** DESCRIPTION OF THE TASK **
Print exactly those lines that run from the beginning of the data to the line bearing "d.ds_row, d.ds_col = ptr(ds_row), ptr(ds_col)", inclusive.

** EXERCISE INPUT **
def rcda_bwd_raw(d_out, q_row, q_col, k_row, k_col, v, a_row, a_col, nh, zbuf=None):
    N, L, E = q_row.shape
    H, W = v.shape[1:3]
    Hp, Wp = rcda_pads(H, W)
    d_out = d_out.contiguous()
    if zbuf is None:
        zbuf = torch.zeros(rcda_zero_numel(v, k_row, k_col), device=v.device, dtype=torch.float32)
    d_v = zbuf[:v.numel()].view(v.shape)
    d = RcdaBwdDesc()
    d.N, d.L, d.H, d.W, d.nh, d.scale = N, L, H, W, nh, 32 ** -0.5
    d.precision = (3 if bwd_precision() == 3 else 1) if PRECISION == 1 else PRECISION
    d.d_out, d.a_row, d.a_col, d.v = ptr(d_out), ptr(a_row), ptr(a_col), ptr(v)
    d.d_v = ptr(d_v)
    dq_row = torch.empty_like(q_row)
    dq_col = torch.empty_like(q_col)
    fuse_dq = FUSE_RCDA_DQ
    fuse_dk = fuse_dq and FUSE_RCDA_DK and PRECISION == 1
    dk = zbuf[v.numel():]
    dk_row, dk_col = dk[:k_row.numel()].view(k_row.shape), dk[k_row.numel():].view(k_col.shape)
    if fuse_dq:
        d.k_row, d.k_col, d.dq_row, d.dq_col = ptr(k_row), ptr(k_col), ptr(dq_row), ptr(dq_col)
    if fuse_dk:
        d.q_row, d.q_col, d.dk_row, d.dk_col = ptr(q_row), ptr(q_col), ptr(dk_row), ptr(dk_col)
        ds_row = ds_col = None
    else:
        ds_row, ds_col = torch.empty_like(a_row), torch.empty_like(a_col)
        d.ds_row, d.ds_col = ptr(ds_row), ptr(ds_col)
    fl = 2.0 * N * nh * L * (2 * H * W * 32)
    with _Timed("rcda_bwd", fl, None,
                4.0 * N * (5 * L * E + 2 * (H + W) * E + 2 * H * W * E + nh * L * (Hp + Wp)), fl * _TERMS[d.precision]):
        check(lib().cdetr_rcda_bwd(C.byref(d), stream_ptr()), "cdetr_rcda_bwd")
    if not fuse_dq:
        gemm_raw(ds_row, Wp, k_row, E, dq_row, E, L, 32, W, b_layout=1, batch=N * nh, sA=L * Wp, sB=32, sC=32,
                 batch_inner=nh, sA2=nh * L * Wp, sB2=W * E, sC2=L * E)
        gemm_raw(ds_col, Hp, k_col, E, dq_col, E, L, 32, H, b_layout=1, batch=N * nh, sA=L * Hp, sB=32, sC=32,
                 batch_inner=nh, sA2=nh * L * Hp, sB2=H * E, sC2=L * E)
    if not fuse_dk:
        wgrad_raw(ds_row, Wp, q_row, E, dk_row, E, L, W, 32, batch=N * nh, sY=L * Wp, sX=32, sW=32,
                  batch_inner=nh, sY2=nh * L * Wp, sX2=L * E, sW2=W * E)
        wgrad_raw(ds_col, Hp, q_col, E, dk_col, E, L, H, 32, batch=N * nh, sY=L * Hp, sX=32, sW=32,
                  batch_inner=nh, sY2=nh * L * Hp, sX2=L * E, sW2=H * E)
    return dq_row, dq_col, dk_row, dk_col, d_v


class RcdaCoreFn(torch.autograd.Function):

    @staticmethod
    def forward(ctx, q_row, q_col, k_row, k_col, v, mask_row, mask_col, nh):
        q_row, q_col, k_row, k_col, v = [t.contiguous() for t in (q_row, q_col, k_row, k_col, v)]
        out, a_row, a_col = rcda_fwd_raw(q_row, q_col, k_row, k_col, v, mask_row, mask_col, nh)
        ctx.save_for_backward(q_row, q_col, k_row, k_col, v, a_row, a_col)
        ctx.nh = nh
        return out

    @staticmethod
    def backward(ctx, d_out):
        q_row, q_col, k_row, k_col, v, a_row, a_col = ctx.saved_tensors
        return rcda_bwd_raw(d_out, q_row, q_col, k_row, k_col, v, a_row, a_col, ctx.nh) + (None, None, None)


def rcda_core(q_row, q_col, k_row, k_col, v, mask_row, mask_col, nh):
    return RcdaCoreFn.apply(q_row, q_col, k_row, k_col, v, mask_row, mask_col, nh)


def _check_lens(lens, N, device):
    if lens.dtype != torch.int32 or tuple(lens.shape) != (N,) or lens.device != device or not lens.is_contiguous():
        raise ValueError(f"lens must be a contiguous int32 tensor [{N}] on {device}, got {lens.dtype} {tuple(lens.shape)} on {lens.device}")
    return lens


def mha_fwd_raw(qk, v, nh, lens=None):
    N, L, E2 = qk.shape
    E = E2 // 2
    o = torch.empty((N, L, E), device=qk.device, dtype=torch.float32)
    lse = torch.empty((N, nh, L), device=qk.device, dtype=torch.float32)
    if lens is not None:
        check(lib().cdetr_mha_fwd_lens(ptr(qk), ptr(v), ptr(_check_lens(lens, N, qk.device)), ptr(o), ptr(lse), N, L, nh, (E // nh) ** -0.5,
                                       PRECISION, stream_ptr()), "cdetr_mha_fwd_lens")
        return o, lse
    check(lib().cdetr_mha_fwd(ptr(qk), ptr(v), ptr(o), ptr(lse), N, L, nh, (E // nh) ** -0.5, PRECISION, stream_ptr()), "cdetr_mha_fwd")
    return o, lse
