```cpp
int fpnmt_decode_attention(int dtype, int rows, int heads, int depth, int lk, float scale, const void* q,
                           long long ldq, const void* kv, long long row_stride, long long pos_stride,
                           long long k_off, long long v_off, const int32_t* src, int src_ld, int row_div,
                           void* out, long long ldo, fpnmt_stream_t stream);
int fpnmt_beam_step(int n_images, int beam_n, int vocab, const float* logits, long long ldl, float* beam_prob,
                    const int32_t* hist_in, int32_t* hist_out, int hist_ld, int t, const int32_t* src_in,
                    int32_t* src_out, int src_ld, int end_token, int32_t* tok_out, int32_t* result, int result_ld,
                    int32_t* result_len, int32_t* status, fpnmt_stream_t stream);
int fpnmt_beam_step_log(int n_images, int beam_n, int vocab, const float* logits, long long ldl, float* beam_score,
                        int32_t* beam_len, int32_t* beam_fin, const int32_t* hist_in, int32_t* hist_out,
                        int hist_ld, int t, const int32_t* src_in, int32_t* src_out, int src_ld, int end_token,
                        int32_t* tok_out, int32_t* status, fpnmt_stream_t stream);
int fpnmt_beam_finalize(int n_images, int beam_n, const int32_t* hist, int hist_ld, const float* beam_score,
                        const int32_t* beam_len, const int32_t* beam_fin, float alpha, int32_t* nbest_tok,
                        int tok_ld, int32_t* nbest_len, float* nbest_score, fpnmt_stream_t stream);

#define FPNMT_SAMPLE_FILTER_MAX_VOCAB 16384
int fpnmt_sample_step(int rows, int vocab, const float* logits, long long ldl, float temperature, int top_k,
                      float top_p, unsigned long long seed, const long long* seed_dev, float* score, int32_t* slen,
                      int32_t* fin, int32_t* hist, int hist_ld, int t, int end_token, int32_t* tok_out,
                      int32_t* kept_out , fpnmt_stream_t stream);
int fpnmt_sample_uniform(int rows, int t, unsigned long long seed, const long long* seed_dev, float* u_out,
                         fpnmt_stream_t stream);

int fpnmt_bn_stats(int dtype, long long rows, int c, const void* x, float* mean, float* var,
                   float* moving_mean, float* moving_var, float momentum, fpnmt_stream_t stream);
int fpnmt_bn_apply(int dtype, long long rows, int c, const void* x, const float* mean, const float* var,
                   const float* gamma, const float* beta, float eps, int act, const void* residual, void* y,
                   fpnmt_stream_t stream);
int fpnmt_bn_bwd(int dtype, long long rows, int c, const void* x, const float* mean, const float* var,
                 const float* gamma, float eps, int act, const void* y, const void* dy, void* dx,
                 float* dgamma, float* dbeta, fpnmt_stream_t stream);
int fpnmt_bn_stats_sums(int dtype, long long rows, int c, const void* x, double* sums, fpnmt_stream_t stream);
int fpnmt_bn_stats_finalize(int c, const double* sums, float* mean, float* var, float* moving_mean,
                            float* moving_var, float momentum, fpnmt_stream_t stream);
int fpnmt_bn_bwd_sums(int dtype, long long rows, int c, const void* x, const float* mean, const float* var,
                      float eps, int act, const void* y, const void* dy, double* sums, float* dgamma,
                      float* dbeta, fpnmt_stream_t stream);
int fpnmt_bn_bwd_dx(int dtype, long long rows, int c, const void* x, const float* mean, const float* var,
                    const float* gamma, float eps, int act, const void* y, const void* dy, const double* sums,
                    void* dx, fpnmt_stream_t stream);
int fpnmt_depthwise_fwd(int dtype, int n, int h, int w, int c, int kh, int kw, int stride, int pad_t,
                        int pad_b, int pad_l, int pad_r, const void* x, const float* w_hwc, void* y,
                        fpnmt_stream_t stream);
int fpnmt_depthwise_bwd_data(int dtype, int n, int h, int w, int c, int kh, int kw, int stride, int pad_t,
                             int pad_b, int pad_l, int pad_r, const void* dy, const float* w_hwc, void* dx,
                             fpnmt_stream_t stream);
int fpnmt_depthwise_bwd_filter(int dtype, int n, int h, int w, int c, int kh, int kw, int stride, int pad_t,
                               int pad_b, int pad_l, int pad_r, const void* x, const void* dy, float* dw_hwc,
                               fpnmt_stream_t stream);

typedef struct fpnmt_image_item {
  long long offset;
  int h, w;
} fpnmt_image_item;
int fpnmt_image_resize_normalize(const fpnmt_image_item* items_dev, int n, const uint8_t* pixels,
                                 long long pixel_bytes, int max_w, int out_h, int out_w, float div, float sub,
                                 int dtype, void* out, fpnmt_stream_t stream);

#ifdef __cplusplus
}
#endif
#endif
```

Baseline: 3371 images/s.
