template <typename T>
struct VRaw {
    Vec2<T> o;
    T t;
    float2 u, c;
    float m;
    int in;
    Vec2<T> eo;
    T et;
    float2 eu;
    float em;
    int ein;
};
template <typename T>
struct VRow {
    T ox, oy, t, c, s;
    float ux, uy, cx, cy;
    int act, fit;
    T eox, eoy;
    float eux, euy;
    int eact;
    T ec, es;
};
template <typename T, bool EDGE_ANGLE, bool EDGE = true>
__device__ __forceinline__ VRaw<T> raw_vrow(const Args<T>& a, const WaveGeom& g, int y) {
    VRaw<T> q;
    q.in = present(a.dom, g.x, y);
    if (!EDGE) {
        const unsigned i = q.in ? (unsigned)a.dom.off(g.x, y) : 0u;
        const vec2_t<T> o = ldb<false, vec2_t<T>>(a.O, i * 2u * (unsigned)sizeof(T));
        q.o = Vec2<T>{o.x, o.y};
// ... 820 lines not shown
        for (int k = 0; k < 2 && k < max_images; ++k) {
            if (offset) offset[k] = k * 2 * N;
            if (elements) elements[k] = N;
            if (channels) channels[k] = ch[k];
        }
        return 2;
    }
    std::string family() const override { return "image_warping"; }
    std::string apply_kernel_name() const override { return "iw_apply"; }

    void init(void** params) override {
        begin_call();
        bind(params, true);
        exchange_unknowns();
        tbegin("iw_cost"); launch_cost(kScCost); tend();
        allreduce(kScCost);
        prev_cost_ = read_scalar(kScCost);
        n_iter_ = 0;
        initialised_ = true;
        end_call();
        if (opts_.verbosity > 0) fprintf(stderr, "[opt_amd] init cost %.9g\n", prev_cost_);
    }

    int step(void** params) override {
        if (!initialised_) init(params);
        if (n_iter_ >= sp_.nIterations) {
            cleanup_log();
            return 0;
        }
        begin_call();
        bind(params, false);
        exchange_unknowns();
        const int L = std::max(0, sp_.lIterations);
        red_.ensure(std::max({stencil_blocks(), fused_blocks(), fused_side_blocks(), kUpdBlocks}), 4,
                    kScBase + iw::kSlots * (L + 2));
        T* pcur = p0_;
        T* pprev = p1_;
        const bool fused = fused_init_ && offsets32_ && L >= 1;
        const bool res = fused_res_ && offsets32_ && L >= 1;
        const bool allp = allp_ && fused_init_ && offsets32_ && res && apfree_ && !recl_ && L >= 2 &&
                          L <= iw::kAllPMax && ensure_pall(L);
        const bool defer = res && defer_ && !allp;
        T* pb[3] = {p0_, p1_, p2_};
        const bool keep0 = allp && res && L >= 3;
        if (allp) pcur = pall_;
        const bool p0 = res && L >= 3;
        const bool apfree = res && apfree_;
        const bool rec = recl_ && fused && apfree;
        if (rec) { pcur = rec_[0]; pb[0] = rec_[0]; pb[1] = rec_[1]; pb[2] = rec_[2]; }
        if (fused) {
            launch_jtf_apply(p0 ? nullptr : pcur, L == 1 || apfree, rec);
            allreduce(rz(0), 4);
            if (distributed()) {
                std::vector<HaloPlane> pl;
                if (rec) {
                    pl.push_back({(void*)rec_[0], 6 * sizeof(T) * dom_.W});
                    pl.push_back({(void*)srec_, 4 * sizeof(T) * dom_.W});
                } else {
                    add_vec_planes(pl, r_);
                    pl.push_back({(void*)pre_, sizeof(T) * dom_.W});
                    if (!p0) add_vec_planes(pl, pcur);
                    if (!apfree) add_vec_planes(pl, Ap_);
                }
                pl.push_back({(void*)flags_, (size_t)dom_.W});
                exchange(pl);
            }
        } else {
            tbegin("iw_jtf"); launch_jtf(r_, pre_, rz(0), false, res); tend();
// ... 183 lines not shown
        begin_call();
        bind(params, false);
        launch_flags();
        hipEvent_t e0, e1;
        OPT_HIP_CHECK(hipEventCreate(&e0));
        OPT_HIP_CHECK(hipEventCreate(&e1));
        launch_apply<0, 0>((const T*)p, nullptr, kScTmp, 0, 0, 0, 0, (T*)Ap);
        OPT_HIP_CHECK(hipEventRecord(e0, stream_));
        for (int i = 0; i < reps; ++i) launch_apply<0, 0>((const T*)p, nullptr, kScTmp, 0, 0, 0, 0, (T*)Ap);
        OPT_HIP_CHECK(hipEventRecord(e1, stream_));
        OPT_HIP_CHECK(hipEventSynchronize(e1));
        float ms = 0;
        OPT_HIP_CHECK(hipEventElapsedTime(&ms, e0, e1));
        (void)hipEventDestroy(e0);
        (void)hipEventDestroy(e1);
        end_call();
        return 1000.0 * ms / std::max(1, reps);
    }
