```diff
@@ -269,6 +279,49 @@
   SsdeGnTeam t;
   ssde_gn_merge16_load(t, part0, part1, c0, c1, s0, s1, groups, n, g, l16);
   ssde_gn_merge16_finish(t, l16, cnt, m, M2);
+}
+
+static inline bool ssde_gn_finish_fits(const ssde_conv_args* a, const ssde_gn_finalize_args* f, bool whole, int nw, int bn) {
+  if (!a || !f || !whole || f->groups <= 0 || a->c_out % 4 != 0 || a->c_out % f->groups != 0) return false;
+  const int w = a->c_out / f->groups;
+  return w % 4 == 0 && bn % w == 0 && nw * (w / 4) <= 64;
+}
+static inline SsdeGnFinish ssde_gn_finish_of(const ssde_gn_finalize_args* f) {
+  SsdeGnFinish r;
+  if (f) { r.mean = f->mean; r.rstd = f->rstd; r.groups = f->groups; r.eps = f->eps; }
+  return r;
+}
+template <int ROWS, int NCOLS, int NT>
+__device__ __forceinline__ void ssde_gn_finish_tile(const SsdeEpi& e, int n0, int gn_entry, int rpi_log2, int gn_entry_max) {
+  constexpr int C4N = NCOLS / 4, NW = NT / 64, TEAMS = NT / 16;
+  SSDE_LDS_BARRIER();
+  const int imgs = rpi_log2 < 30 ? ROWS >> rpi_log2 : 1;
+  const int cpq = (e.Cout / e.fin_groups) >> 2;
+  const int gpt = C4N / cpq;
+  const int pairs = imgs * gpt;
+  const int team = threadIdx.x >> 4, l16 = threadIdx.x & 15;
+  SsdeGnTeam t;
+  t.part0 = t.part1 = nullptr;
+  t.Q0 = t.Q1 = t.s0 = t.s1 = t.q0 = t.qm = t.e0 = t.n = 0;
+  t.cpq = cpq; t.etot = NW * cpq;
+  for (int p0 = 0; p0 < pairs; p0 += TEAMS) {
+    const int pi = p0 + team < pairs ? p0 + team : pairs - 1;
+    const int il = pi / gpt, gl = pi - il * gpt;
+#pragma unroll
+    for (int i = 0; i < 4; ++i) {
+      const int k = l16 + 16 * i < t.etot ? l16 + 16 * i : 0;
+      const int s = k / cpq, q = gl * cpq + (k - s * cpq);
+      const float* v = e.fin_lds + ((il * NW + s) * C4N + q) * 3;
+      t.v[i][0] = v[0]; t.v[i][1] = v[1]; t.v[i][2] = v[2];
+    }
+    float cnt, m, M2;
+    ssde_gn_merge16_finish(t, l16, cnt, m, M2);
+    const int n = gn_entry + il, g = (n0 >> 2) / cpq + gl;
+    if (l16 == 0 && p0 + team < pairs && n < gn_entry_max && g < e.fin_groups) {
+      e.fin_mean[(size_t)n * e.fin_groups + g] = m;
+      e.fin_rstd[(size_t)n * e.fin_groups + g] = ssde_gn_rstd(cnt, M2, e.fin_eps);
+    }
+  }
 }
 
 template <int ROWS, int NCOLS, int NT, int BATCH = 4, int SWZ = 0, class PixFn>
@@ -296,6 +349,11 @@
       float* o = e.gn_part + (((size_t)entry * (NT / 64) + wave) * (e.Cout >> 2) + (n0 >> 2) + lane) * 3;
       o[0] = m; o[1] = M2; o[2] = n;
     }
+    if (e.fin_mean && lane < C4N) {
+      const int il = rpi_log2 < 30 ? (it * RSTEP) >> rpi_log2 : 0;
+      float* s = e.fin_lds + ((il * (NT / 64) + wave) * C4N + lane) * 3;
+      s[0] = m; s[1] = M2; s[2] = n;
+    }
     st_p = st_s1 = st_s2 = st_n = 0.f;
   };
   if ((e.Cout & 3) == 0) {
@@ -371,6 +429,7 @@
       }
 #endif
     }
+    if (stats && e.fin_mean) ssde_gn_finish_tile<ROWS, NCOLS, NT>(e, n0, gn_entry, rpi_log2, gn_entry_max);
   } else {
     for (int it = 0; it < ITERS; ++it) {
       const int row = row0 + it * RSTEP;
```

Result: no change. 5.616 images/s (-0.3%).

** ANSWER TO THIS TASK **
def rcda_bwd_raw(d_out, q_row, q_col, k_row, k_col, v, a_row, a_col, nh, zbuf=None):
    N, L, E = q_row.shape
    H, W = v.shape[1:3]
    Hp, Wp = rcda_pads(H, W)
    d_out = d_out.contiguous()
    if zbuf is None:
        zbuf = torch.zeros(rcda_zero_numel(v, k_row, k_col), device=v.device, dtype=torch.float32)
    d_v = zbuf[:v.numel()].view(v.shape)
    d = RcdaBwdDesc()
    d.N, d.L, d.H, d.W, d.nh, d.scale = N, L, H, W, nh, 32 ** -0.5
    d.precision = (3 if bwd_precision() == 3 else 1) if PRECISION == 1 else PRECISION
    d.d_out, d.a_row, d.a_col, d.v = ptr(d_out), ptr(a_row), ptr(a_col), ptr(v)
    d.d_v = ptr(d_v)
    dq_row = torch.empty_like(q_row)
    dq_col = torch.empty_like(q_col)
    fuse_dq = FUSE_RCDA_DQ
    fuse_dk = fuse_dq and FUSE_RCDA_DK and PRECISION == 1
    dk = zbuf[v.numel():]
    dk_row, dk_col = dk[:k_row.numel()].view(k_row.shape), dk[k_row.numel():].view(k_col.shape)
    if fuse_dq:
        d.k_row, d.k_col, d.dq_row, d.dq_col = ptr(k_row), ptr(k_col), ptr(dq_row), ptr(dq_col)
    if fuse_dk:
        d.q_row, d.q_col, d.dk_row, d.dk_col = ptr(q_row), ptr(q_col), ptr(dk_row), ptr(dk_col)
        ds_row = ds_col = None
    else:
        ds_row, ds_col = torch.empty_like(a_row), torch.empty_like(a_col)
        d.ds_row, d.ds_col = ptr(ds_row), ptr(ds_col)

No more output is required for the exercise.